4) applying the device treated in the step 3) to the abdominal window operation of the C57BL/6 mouse;

5) c57BL/6 treated in the step 4) is anesthetized and then is subjected to confocal and photoacoustic microscopic imaging, and a C57BL/6 mouse spleen image is obtained.

The image of the spleen of the C57BL/6 mouse obtained by performing photoacoustic microscopy by using the photoacoustic/fluorescence bimodal imaging method for the internal organs of the abdominal cavity of the animal in the embodiment is shown in FIG. 9, and numerous cells of the spleen of the C57BL/6 mouse can be clearly observed in FIG. 9, which indicates that the method has good matching property in photoacoustic microscopy.

While preferred embodiments of the present invention have been described, additional variations and modifications in those embodiments may occur to those skilled in the art once they learn of the basic inventive concepts. Therefore, it is intended that the appended claims be interpreted as including preferred embodiments and all such alterations and modifications as fall within the scope of the invention. It will be apparent to those skilled in the art that various changes and modifications may be made in the present invention without departing from the spirit and scope of the invention. Thus, if such modifications and variations of the present invention fall within the scope of the claims of the present invention and their equivalents, the present invention is also intended to include such modifications and variations.

Claims

1. A device suitable for photoacoustic/fluorescent bimodal imaging of internal organs of animal abdominal cavities is characterized in that: the window comprises a belly window ring, wherein a transparent cover plate is arranged on the top surface of the belly window ring, the cover plate completely covers a belly window ring window, a transparent supporting sheet is arranged on the bottom surface of the belly window ring, and the supporting sheet covers 40-70% of the area of the belly window ring window; the material of the supporting sheet and the cover sheet is one or more of acrylic resin, PC resin or CR-39 resin; the cover plate is in interference fit with the inner wall of the belly window ring; the circular arc edge of the supporting sheet is glued with the inner wall of the belly window ring, and the peripheral ring of the cover sheet is glued with the inner wall of the belly window ring; the supporting sheet is semicircular or crescent.

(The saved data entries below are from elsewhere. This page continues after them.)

# Kateridge/TransMF_AD

Hardware: AMD Instinct MI355X
Metric: volume-pairs/sec fwd+bwd(+Adam), 96^3 MRI+PET batch=8 per GPU (higher is better)
Workload: dtype f32

## Files before the change

### transmf_ad_amd/csrc/conv1_fused.hip

```cpp
#include <type_traits>
#include "conv1_z.h"

namespace {
using namespace c1z;

enum { MODE_STATS = 0, MODE_FWD = 1, MODE_REDUCE = 2, MODE_WGRAD = 3, MODE_RD = 4 };
#ifndef TMF_C1X_LAZY
#define TMF_C1X_LAZY 0x12
#endif

struct Args {
    const float* x;
    const float* w;
    const float* scale;
    const float* shift;
    const float* mean;
    const float* invstd;
    const float* coef;
    const void* dpool;
    void* pooled;
    float* zsel;
    unsigned char* parg;
    float* partial;
    float* partial2;
    int D, H, W, C;
    int tilesD, tilesH, tilesW, ntiles, tiles_per_block;
    float slope;
};
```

2. The apparatus of claim 1, wherein the apparatus is adapted for photoacoustic/fluorescence dual-modality imaging of internal organs inside the abdominal cavity of an animal, and further comprising: the supporting sheet is semicircular or crescent and is 0.8-1.2 mm thick.

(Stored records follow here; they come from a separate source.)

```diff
@@ -108,10 +107,9 @@
   L.NACC = L.NPBW * L.NCB;
   L.HPL = VSS_SWZ && mode == 0 && dw_run(TW, L.NPB, 1) == 1 ? 4 * (L.P_in_pad + (stride == 2 ? 1 : 0)) : 0;
   L.slab_stride = L.P_out * L.RS;
-  const int xt_floats = L.XQM ? L.P_in_pad * L.CX : r4(L.P_in_pad * L.XS);
+  const int xt_floats = L.XQM ? L.P_in_pad * L.CX : r4((mode == 0 ? L.P_in : L.P_in_pad) * L.XS);
   int o = 0;
   L.xt = o;  o += xt_floats;
-  L.xr = o;  o += (mode == 0 && stride == 1 && cin == cout) ? r4(L.P_out * cin) : 0;
   L.w1 = o;
   L.w2 = o;  o += mode == 0 ? 0 : r4(cout * L.LD2 / 2);
   L.wdw = o; o += mode == 0 ? 0 : r4(9 * chid);
diff --git a/video-stream-segmenetation_amd/csrc/vss_kernels.hip b/video-stream-segmenetation_amd/csrc/vss_kernels.hip
--- a/video-stream-segmenetation_amd/csrc/vss_kernels.hip
+++ b/video-stream-segmenetation_amd/csrc/vss_kernels.hip
@@ -539,7 +539,6 @@
     else return pix * XS + 4 * (q ^ gray_swz(pix, L.XSW));
   };
   auto sq = [&](int sl, int pix, int q) { return sl * SS + pix * RS + 4 * (q ^ gray_swz(pix, L.RSW)); };
-  auto rq = [&](int pix, int q) { return pix * CIN + 4 * (q ^ (pix & (L.XRW - 1))); };
   constexpr bool EXPAND = MODE == MODE_IR_EXPAND;
   constexpr ExpandFrag F = expand_frag(CIN, COUT);
   const char* frag = EXPAND ? p.wfrag + ks * p.wfrag_stride : nullptr;
@@ -882,7 +881,7 @@
     const float* xn = p.x + (long)n * H * W * CIN;
     static_assert(CIN % 16 == 0, "16-channel staging items");
     constexpr int GI = CIN / 16;
-    Staged16<P_IN_PAD * GI, XP, VSS_STAGE16> st_x;
+    Staged16<(EXPAND ? P_IN : P_IN_PAD) * GI, XP, VSS_STAGE16> st_x;
     std::conditional_t<WDMA, NoStaged, Staged<WIMG_F4>> st_w;
     if constexpr (WDMA && VSS_WDMA_FIRST) dma_f4<WIMG_F4>(wsrc, reinterpret_cast<f4*>(smem + L.w1));
     {
@@ -903,11 +902,6 @@
       const int pix = i / GI, c4 = (i - pix * GI) * 4 + k;
       if constexpr (MODE == MODE_IR_EXPAND) {
         *reinterpret_cast<f4*>(xt + xq(pix, c4)) = to_operand<PREC>(v);
-        if constexpr (RES) {
-          const int py = pix / IW, px = pix - py * IW;
-          if (py >= 1 && py <= TH && px >= 1 && px <= TW)
-            *reinterpret_cast<f4*>(smem + L.xr + rq((py - 1) * TW + px - 1, c4)) = v;
-        }
       } else {
         const int py = pix / IW, px = pix % IW;
         const int yy = iy0 + py, xx = ix0 + px;
@@ -969,9 +963,11 @@
 #pragma unroll UNRL
       for (int cb = 0; cb < NCBI; ++cb) {
         const int pix = cb * 16 + r;
+        static_assert(P_IN % 16 == 0 || P_IN > 32, "a partial last block has two blocks before it");
+        const int xpix = P_IN % 16 != 0 && pix >= P_IN ? pix - 32 : pix;
         f4 d = bias;
 #pragma unroll
-        for (int s = 0; s < NK; ++s) d = mma16_op<PREC>(d, aw[s], *reinterpret_cast<const f4*>(xt + xq(pix, 4 * s + g)));
+        for (int s = 0; s < NK; ++s) d = mma16_op<PREC>(d, aw[s], *reinterpret_cast<const f4*>(xt + xq(xpix, 4 * s + g)));
         *reinterpret_cast<f4*>(hid + hq(pix, g)) = clampv(d, (vmask >> cb) & 1u ? 6.f : 0.f);
       }
       wave_sync();
@@ -1082,6 +1078,24 @@
         }
       }
   } else {
+  constexpr int C4O = COUT / 4, NOUT = (P_OUT * C4O + 255) / 256;
+  constexpr bool RES_X = RES && MODE == MODE_IR_EXPAND;
+  f4 resv[RES_X ? NOUT : 1][XP];
+  if constexpr (RES_X) {
+    if (KS == 1 || ks == 0) {
+      const float* xn = p.x + (long)n * p.H * p.W * CIN;
+#pragma unroll
+      for (int k = 0; k < NOUT; ++k) {
+        const int i = min(tid + 256 * k, P_OUT * C4O - 1);
+        const int pix = i / C4O, c4 = i % C4O, ly = pix / TW;
+        const int oy = min(oy0 + ly, p.H - 1), ox = min(ox0 + pix - ly * TW, p.W - 1);
+        const unsigned o = (unsigned)((oy * p.W + ox) * CIN + 4 * c4) << 2;
+#pragma unroll
+        for (int q = 0; q < XP; ++q)
+          resv[k][q] = *reinterpret_cast<const f4*>(reinterpret_cast<const char*>(xn + q * p.x_part_stride) + o);
+      }
+    }
+  }
   __syncthreads();
   VSS_STAMP(2);
   {
@@ -1094,7 +1108,6 @@
           *reinterpret_cast<f4*>(slabs + sq(cw, run_pix(pw + q * PW, j), cb * 4 + g)) = acc[(q * XR + j) * NCB + cb];
   }
   __syncthreads();
-  constexpr int C4O = COUT / 4, NOUT = (P_OUT * C4O + 255) / 256;
   const Gm<COH> gy(p.y + ks * p.y_part_stride + (long)n * Ho * Wo * COUT);
   f4 outv[MODE == MODE_DEC ? NOUT : 1];
 #pragma unroll
@@ -1111,9 +1124,12 @@
       if (KS == 1 || ks == 0) {
         v = v + *reinterpret_cast<const f4*>(b2s + 4 * c4);
         if constexpr (RES) {
-          if constexpr (MODE == MODE_IR_EXPAND)
-            v = v + *reinterpret_cast<const f4*>(smem + L.xr + rq(pix, c4));
-          else
+          if constexpr (MODE == MODE_IR_EXPAND) {
+            f4 x = resv[k][0];
+#pragma unroll
+            for (int q = 1; q < XP; ++q) x = x + resv[k][q];
+            v = v + x;
+          } else
             v = v + *reinterpret_cast<const f4*>(xt + xq((ly + 1) * IW + lx + 1, c4));
         }
       }
@@ -1196,6 +1212,7 @@
 constexpr int block_min_waves(int mode, int stride, int th, int tw, int cin, int cout, int prec) {
   if (mode != MODE_IR_EXPAND) return 1;
   const BlockLds L = block_lds(mode, stride, th, tw, cin, 0, 64, cout);
+  if (stride == 2 && th == 6 && tw == 8 && cin == 16 && prec == PREC_F32) return 4;
   if (tw != 8 || L.P_out > 32 || L.P_in_pad > 96 || L.NPB * L.NCB > 6) return 1;
   return prec == PREC_F32 ? (cin == 16 ? 4 : 3) : (cin == 16 ? 5 : 4);
 }
```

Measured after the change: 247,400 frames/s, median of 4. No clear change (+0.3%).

3. The apparatus of claim 1, wherein the apparatus is adapted for photoacoustic/fluorescence dual-modality imaging of internal organs inside the abdominal cavity of an animal, and further comprising: the thickness of the cover plate is 0.8-1.2 mm.

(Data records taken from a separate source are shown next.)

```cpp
extern "C" int stl_final_preds(const float* hm, const float* center, const float* scale, float* preds, float* maxval, int B,
                               int J, int H, int W, void* stream) {
    if (B * J == 0) return 0;
    STL_LAUNCH(final_preds_kernel, dim3(B * J), dim3(256), 0, ST, hm, center, scale, preds, maxval, J, H, W);
    STL_LAUNCH_CHECK("final_preds");
    return 0;
}
// ... 57 lines not shown
    return 0;
}

extern "C" int stl_bn_param_grads(const double* rstats, float* grads, const stl_bnrec* tab, int n, void* stream) {
    if (n == 0) return 0;
    STL_LAUNCH(bn_param_grads_kernel, dim3(n), dim3(256), 0, ST, rstats, grads, tab);
    STL_LAUNCH_CHECK("bn_param_grads");
    return 0;
}

extern "C" int stl_adam_step(float* p, const float* g, float* m, float* v, int64_t n, const float* hyper, int32_t* step, const int32_t* overflow,
                             void* stream) {
    STL_LAUNCH(inc_step_kernel, dim3(1), dim3(1), 0, ST, step, overflow);
    STL_LAUNCH(adam_kernel, dim3(nblocks_for((size_t)n, 256, 4096)), dim3(256), 0, ST, p, g, m, v, n, hyper, step);
    STL_LAUNCH_CHECK("adam_step");
    return 0;
}

extern "C" int stl_sgd_step(float* p, const float* g, float* mom, int64_t n, const float* hyper, int32_t* step, const int32_t* overflow, void* stream) {
    STL_LAUNCH(inc_step_kernel, dim3(1), dim3(1), 0, ST, step, overflow);
    STL_LAUNCH(sgd_kernel, dim3(nblocks_for((size_t)n, 256, 4096)), dim3(256), 0, ST, p, g, mom, n, hyper, step);
    STL_LAUNCH_CHECK("sgd_step");
    return 0;
}

__global__ __launch_bounds__(256) void gaussian_targets_kernel(const float* __restrict__ joints, const float* __restrict__ vis,
                                                               float* __restrict__ target, float* __restrict__ tw, int BJ, int Hh,
                                                               int Wh, double sx, double sy, float sigma) {
    const size_t total = (size_t)BJ * Hh * Wh;
    const float r = sigma * 3.f;
// ... 140 lines not shown
```

### stlpose_amd/engine.py

```python
from __future__ import annotations

import bisect
import ctypes as C
import math
import os
from dataclasses import dataclass, field
from typing import Dict, List, NamedTuple, Optional, Tuple, Union

import torch

from . import capi
from .arch import Arch, Registry, registry, walk

EPS = 1e-5
MOMENTUM = 0.1


def _esz(dtype: int) -> int:
    return capi.DTYPES[dtype & 0xff][0]


def choose_tile(B: int, Ho: int, Wo: int, stride: int, ks: int, esz: int, bn_cols: int = 64,
                maxpx: int = 128, maxhalo: int = 576) -> Tuple[int, int]:
    vrows = B * (Ho + 1)
# ... 162 lines not shown
        self.dtype, self.fdtype = dtype & 0xff, ((dtype >> 8) & 0xff) or (dtype & 0xff)
        self.ydtype = self.fdtype if self.fdtype != self.dtype else 0
        self.training = training
        self.input_grad = input_grad
        self.dev = store.device
        self.esz = _esz(dtype)
        self.tdtype = torch.float32 if self.dtype == capi.F32 else torch.bfloat16
        self.lib = capi.lib()
        self.fwd_ops: List[Launch] = []
        self.bwd_ops: List[Launch] = []
        self.tape: List[Union[ConvNode, FuseNode, HeadNode]] = []
        self.convs: List[ConvInfo] = []
        self.bns: List[BNInfo] = []
        self._keep: List = []
        self._progs: Dict[str, C.c_void_p] = {}
        self._fixups: Dict[str, List[Tuple]] = {}
        self.act_bytes = 0
        self.generation = 0
        self.img = torch.zeros(B, 3, H, W, dtype=torch.float32, device=self.dev)
        self.out: Optional[torch.Tensor] = None
        self.dout: Optional[torch.Tensor] = None
        self.dimg: Optional[torch.Tensor] = None
        nstat = bn_stat_elems(store.reg)
        self.stats = torch.zeros(max(nstat, 1), dtype=torch.float64, device=self.dev)
        self.rstats = torch.zeros(max(nstat, 1), dtype=torch.float64, device=self.dev) if training or input_grad else None
        self.sink = torch.zeros(max(nstat, 1), dtype=torch.float64, device=self.dev) if input_grad and not training else None
        self.overflow = torch.full((1,), 2 ** 31 - 1, dtype=torch.int32, device=self.dev)
        env = os.environ.get
        self.nstreams = int(env("STLPOSE_STREAMS", "4"))
        self.merge_minc = int(env("STLPOSE_MERGE_MINC", "128"))
# ... 484 lines not shown
        waits, need = self._schedule(ops, recorded)
        arr = (capi.Op * max(len(ops), 1))()
        for i, op in enumerate(ops):
            o = arr[i]
            o.kind, o.stream, o.desc = capi.OP_KIND[op.name], op.stream, C.addressof(op.desc)
            assert len(waits[i]) <= 8, "op waits on more than 8 producers"
            o.nwait = len(waits[i])
            for j, wv in enumerate(waits[i]):
                o.wait[j] = wv
            o.record = int(i in need)
        h = C.c_void_p()
        capi.call("stl_program_create", arr, len(ops), self.nstreams, C.byref(h))
        self._keep.append(arr)
        return h

    def _program(self, which: str) -> C.c_void_p:
        if which not in self._progs:
            self._progs[which] = (self._compile(self.fwd_ops, ()) if which == "fwd" else
                                  self._compile(self.bwd_ops, [b.op for b in self.buckets]))
        return self._progs[which]

    def _run(self, h, stream: int, on_bucket=None):
        if self._side is None:
            self._make_streams()
        self._stream_arr[0] = stream
        if on_bucket is None:
            if self.lib.stl_program_run(h, self._stream_arr) != 0:
                raise RuntimeError(f"stl_program_run: {self.lib.stl_last_error().decode()}")
            return
        first = 0
        for i, b in enumerate(self.buckets):
            capi.call("stl_program_run_range", h, self._stream_arr, first, b.op + 1)
            first = b.op + 1
            on_bucket(i)
        capi.call("stl_program_run_range", h, self._stream_arr, first, len(self.bwd_ops))

    def _make_streams(self):
        n = self.nstreams
        self._stream_arr = (C.c_void_p * n)()
        self._side = []
        pool = _STREAM_POOL.setdefault(self.dev.index, {})
        with torch.cuda.device(self.dev):
            for i in range(1, n):
                if i not in pool:
                    s_ = torch.cuda.Stream(device=self.dev)
                    pool[i] = (s_, s_.cuda_stream)
                self._side.append(pool[i][0])
                self._stream_arr[i] = pool[i][1]

    def prep_weights(self, stream: int):
        st = self.store
        capi.call("stl_weight_prep", capi.dt2(self.dtype, self.fdtype), st.master.data_ptr(), self.wk.data_ptr(), self._wprep_tab.data_ptr(),
                  self._wprep_n, self._wprep_blocks, stream)

    def forward(self, stream: int, update_running: bool = True):
        self.generation += 1
        self.prep_weights(stream)
        if self.training:
            self.stats.zero_()
        self._run(self._program("fwd"), stream)
        if self.training and update_running:
            st = self.store
            capi.call("stl_bn_running_update", self.stats.data_ptr(), st.bufs.data_ptr(), st.nbt.data_ptr(),
                      self._bn_tab.data_ptr(), len(self.bns), MOMENTUM, self.overflow.data_ptr(), stream)

    NO_OVERFLOW = 2 ** 31 - 1

    def check_forward_range(self):
        i = int(self.overflow.item())
        if i == self.NO_OVERFLOW:
            return
        self.overflow.fill_(self.NO_OVERFLOW)
        bn = self.bns[i]
        name = next((k for k, off in self.store.param_off.items() if off == bn.param_off), f"BatchNorm #{i}")
        what = {capi.F16: "f16 (|y| > 65504)", capi.BF16: "bf16", capi.F32: "fp32"}[self.fdtype]
        raise FloatingPointError(
            f"stlpose_amd: the raw output of the convolution in front of {name[:-len('.weight')] if name.endswith('.weight') else name} "
            f"left the range of its {what} storage (non-finite BatchNorm statistics; first such layer in forward order).  "
            "The optimiser skipped that step (and skips every step until this is reported): the weights are intact; the running "
            "statistics of the layers behind it took their momentum update from the poisoned pass.  Forward tensors of the default "
            "'mixed' mode are f16; for a checkpoint with badly scaled weights use compute_dtype='bf16' (same speed, bf16 range) "
            "or 'fp32'.")

    def backward(self, stream: int, on_bucket=None):
        assert self.training or self.input_grad
        if self.training:
            self.rstats.zero_()
        self._run(self._program("bwd"), stream, on_bucket if self.buckets else None)

    def bucket_wait(self, i: int, stream: int):
        capi.call("stl_program_wait_op", self._program("bwd"), self.buckets[i].op, stream)


_STREAM_POOL: Dict[int, Dict] = {}


def bn_weight_keys(reg: Registry) -> set:
    return {k[: -len("running_mean")] + "weight" for k, _ in reg.buffers if k.endswith("running_mean")}


def bn_stat_elems(reg: Registry) -> int:
    keys = bn_weight_keys(reg)
    return sum(int(math.prod(s)) for k, s in reg.params if k in keys) * 2 * capi.NSHARD


def _to_device(ctab, device) -> torch.Tensor:
    raw = bytes(ctab)
    t = torch.frombuffer(bytearray(raw), dtype=torch.uint8).clone()
    return t.to(device)
```

### stlpose_amd/train_step.py

```python
from __future__ import annotations

import os
from typing import List, Optional

import torch
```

4. The apparatus of claim 1, wherein the apparatus is adapted for photoacoustic/fluorescence dual-modality imaging of internal organs inside the abdominal cavity of an animal, and further comprising: the adhesive is biological tissue glue.

5. The apparatus of claim 1, wherein the apparatus is adapted for photoacoustic/fluorescence dual-modality imaging of internal organs inside the abdominal cavity of an animal, and further comprising: the material of support sheet and cover plate is the ya keli material.